Introduction

Since I learned that analytics could be applied to television I knew that’s what I wanted to do, but I quickly learned interesting data about television is hard to acquire for a nonprofessional television and analytics enthusiast. A few months ago I got put on a project at work pulling and analyzing tweets for a company around the same time as speculation started about who was going to be the next bachelor. It finally occurred to me that I had access to a huge repository of data about television, social media, twitter in particular.

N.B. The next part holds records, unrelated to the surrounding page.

extern "C" int spk_den_pack_weight_fp6v2(const float* w, const float* bias, uint8_t* wq, double* scale, double* bias_d,
                                         float* wl1, int* qtab, int Cout, int Cin, hipStream_t stream) {
  if (!w || !wq || !scale || !bias_d || !wl1 || !qtab || Cout <= 0 || Cin <= 0) return SPK_ERR_ARG;
  if ((Cout % 32) || (Cin % CK)) return SPK_ERR_UNSUPPORTED;
  hipLaunchKernelGGL(pack_fp6v2_kernel, dim3(Cout), dim3(256), 0, stream, w, bias, wq, scale, bias_d, wl1, qtab, Cout, Cin);
  SPK_LAUNCH_CHECK();
  return SPK_OK;
}

extern "C" long long spk_den_fp6v2_flag_words(int B, int Cout, int H, int W) {
  if (B <= 0 || Cout <= 0 || H <= 0 || W <= 0) return -1;
  return spk_cert_flag_words((long long)B * Cout * H * W);
}

extern "C" int spk_den_conv3x3_mfma_fp6v2_supported(int Cout, int Cin, int k, int stride, int pad, int T, int H, int W) {
  return k == 3 && stride == 1 && pad == 1 && T == T16 && H == W && (H == 7 || H == 8) && Cout > 0 && Cin > 0 &&
         (Cout % 32) == 0 && (Cin % CK) == 0;
}

static int fp6v2_launch(const uint8_t* in_s32, int nch, const uint8_t* wq, const double* scale, const double* bias_d,
                        const float* wl1, const int* qtab, const float* bn_a, const float* bn_b, uint8_t* out_s32,
                        uint8_t* out_counts, unsigned* flag_words, int T, int B, int H, int W, int Cout,
                        const int* n_dyn_or_null, const uint8_t* need, int need_R, int need_r, int flag_cap, int form,
                        hipStream_t stream, int parts = 7) {
  const bool split_small = form == 0;
  if (!in_s32 || nch <= 0 || !wq || !scale || !bias_d || !wl1 || !qtab || !bn_a || !bn_b || !out_s32 || !flag_words ||
      B <= 0 || H <= 0 || W <= 0 || Cout <= 0)
    return SPK_ERR_ARG;
  if (!spk_den_conv3x3_mfma_fp6v2_supported(Cout, nch * CK, 3, 1, 1, T, H, W)) return SPK_ERR_UNSUPPORTED;
  const bool bands = H == 8;
  if (need && (bands || !n_dyn_or_null)) return SPK_ERR_UNSUPPORTED;
  V2Args a;
  a.in0 = in_s32; a.nch = nch; a.wq = wq; a.scale = scale; a.bias = bias_d; a.wl1 = wl1; a.qtab = qtab;
  a.bn_a = bn_a; a.bn_b = bn_b; a.out = out_s32; a.out_cnt = out_counts;
  a.ws = spk_cert_ws(flag_words, flag_cap, (long long)B * Cout * H * W);
  a.n_dyn = n_dyn_or_null;
  a.need = nullptr; a.cls_cnt = nullptr; a.cls_list = nullptr;
  if (need) {
    a.need = need + spk_need_off_rec(B, need_R, need_r);
    a.cls_cnt = reinterpret_cast<const int*>(need + spk_need_off_cnt(need_r));
    a.cls_list = reinterpret_cast<const int*>(need + spk_need_off_list(B, need_R, need_r));
  }
  a.B = B; a.Cout = Cout; a.Cin = nch * CK;
  const int cus = spk_cu_count();
  const int G = Cout / 32;
  int grid = 0;
  a.gx = 0; a.nsets = 1;
  const long long gx_kb = (n_dyn_or_null || need) ? 1536 : SPK_V2_GX_KB;
  auto xcd_walk = [&](V2Args& v, int wgs) -> int {
    v.gx = 0; v.nsets = 1;
    if ((wgs & 7) != 0) return 0;
    const int S = wgs / 8;
    int gx = 1;
    while (gx * 2 <= G && gx * 2 <= S && (long long)gx * 2 * nch * W_SLAB <= gx_kb * 1024) gx *= 2;
    while (G / gx > 8 && gx * 2 <= G && gx * 2 <= S) gx *= 2;
    const int nsets = G / gx;
    if (G % gx == 0 && nsets <= 8 && 8 % nsets == 0 && S % gx == 0) { v.gx = gx; v.nsets = nsets; return wgs; }
    return 0;
  };
  grid = xcd_walk(a, cus);
  if (a.gx == 0) grid = cus >= G ? (cus / G) * G : G;
  const int a_bytes = bands ? ((8 / 2 + 1 + 2) * 9 + 1) * POSB : ((7 + 2) * 8 + 1) * POSB;
  const size_t lds = 2 * ((size_t)a_bytes + W_LDS) + (size_t)((a_bytes / POSB) + (bands ? 32 : 49) + 1) * 64 + 256;
  const long long n_words = spk_cert_bitmap_words((long long)B * Cout * H * W);
  a.handover = 1;
  if (parts != 7) {
    if (parts == 2) {
      if (bands) hipLaunchKernelGGL((fp6v2_tail_kernel<8, 8, 1>), dim3(8 * cus), dim3(256), 0, stream, a, n_words, 0);
      else hipLaunchKernelGGL((fp6v2_tail_kernel<7, 7, 1>), dim3(8 * cus), dim3(256), 0, stream, a, n_words, 0);
    } else if (parts == 4 && !bands) {
      const int n_lp4 = ((B + 2 * SPK_V2_LP_PAIRS - 1) / (2 * SPK_V2_LP_PAIRS)) * G;
      hipLaunchKernelGGL((fp6v2_tail_kernel<7, 7, 2>), dim3(n_lp4), dim3(256), 0, stream, a, n_words, n_lp4);
    } else return SPK_ERR_UNSUPPORTED;
    SPK_LAUNCH_CHECK();
    return SPK_OK;
  }
  if (bands) {
    hipLaunchKernelGGL((conv3x3_fp6v2_kernel<8, 8, 8, true>), dim3(grid), dim3(512), lds, stream, a);
    SPK_LAUNCH_CHECK();
    hipLaunchKernelGGL((fp6v2_tail_kernel<8, 8, 1>), dim3(8 * cus), dim3(256), 0, stream, a, n_words, 0);
    SPK_LAUNCH_CHECK();
    return SPK_OK;
  }
  if (need) {
    if (grid / G < 6) return SPK_ERR_UNSUPPORTED;
    hipLaunchKernelGGL((conv3x3_fp6v2_listed_kernel<7, 7, 8>), dim3(grid), dim3(512), lds, stream, a);
  } else if (split_small && (long long)B * G * SPK_V2_HALF_FILL <= grid) {
    hipLaunchKernelGGL((conv3x3_fp6v2_half_kernel<7, 7>), dim3(grid), dim3(256), lds, stream, a);
  } else hipLaunchKernelGGL((conv3x3_fp6v2_kernel<7, 7, 8>), dim3(grid), dim3(512), lds, stream, a);
  SPK_LAUNCH_CHECK();
  const int n_lp = ((B + 2 * SPK_V2_LP_PAIRS - 1) / (2 * SPK_V2_LP_PAIRS)) * G;
  if (!n_dyn_or_null && nch >= 2 && B >= SPK_V2_LPS_MIN_B &&
      (long long)LPS_LDS + 4096 <= spk_lds_limit()) {
    const int n_lps = ((B + 7) / 8) * G;
    hipLaunchKernelGGL((fp6v2_tail_kernel<7, 7, 3>), dim3(n_lps + 4 * cus), dim3(256), LPS_LDS, stream, a, n_words, n_lps);
    SPK_LAUNCH_CHECK();
  } else {
    hipLaunchKernelGGL((fp6v2_tail_kernel<7, 7, 0>), dim3(n_lp + 8 * cus), dim3(256), 0, stream, a, n_words, n_lp);
    SPK_LAUNCH_CHECK();
  }
  return SPK_OK;
}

I wanted to know what people were actually saying about the next bachelor and break it down a little more than the one sided view I was getting on the internet. At that time people were mostly tweeting about Bachelor in Paradise with the #TheBachelor hashtag and with the Twitter API limits if I just used the standard hashtag I would get a very small number of tweets about the next Bachelor. Fortunately Bachelor creator Mike Fleiss started tweeting clues about the next bachelor, so I pulled all of the tweets in response to his clues, did some simple sentiment analysis, and came up with this:

bachelor_pres

bachelor_pres2

Not exactly earth shattering stuff, I didn’t even standardize the axes, but I had a lot of fun doing it. I currently work in a consulting type role, so the data I analyze is from a variety of industries. I never get the opportunity to be a subject matter expert in any of the data that I work with. I would consider myself a Bachelor Franchise subject matter expert, and it was exciting to actually go into a data set and know what I was looking at right away. I loved it and I wanted to do more of it, this time with bigger data sets and more analysis.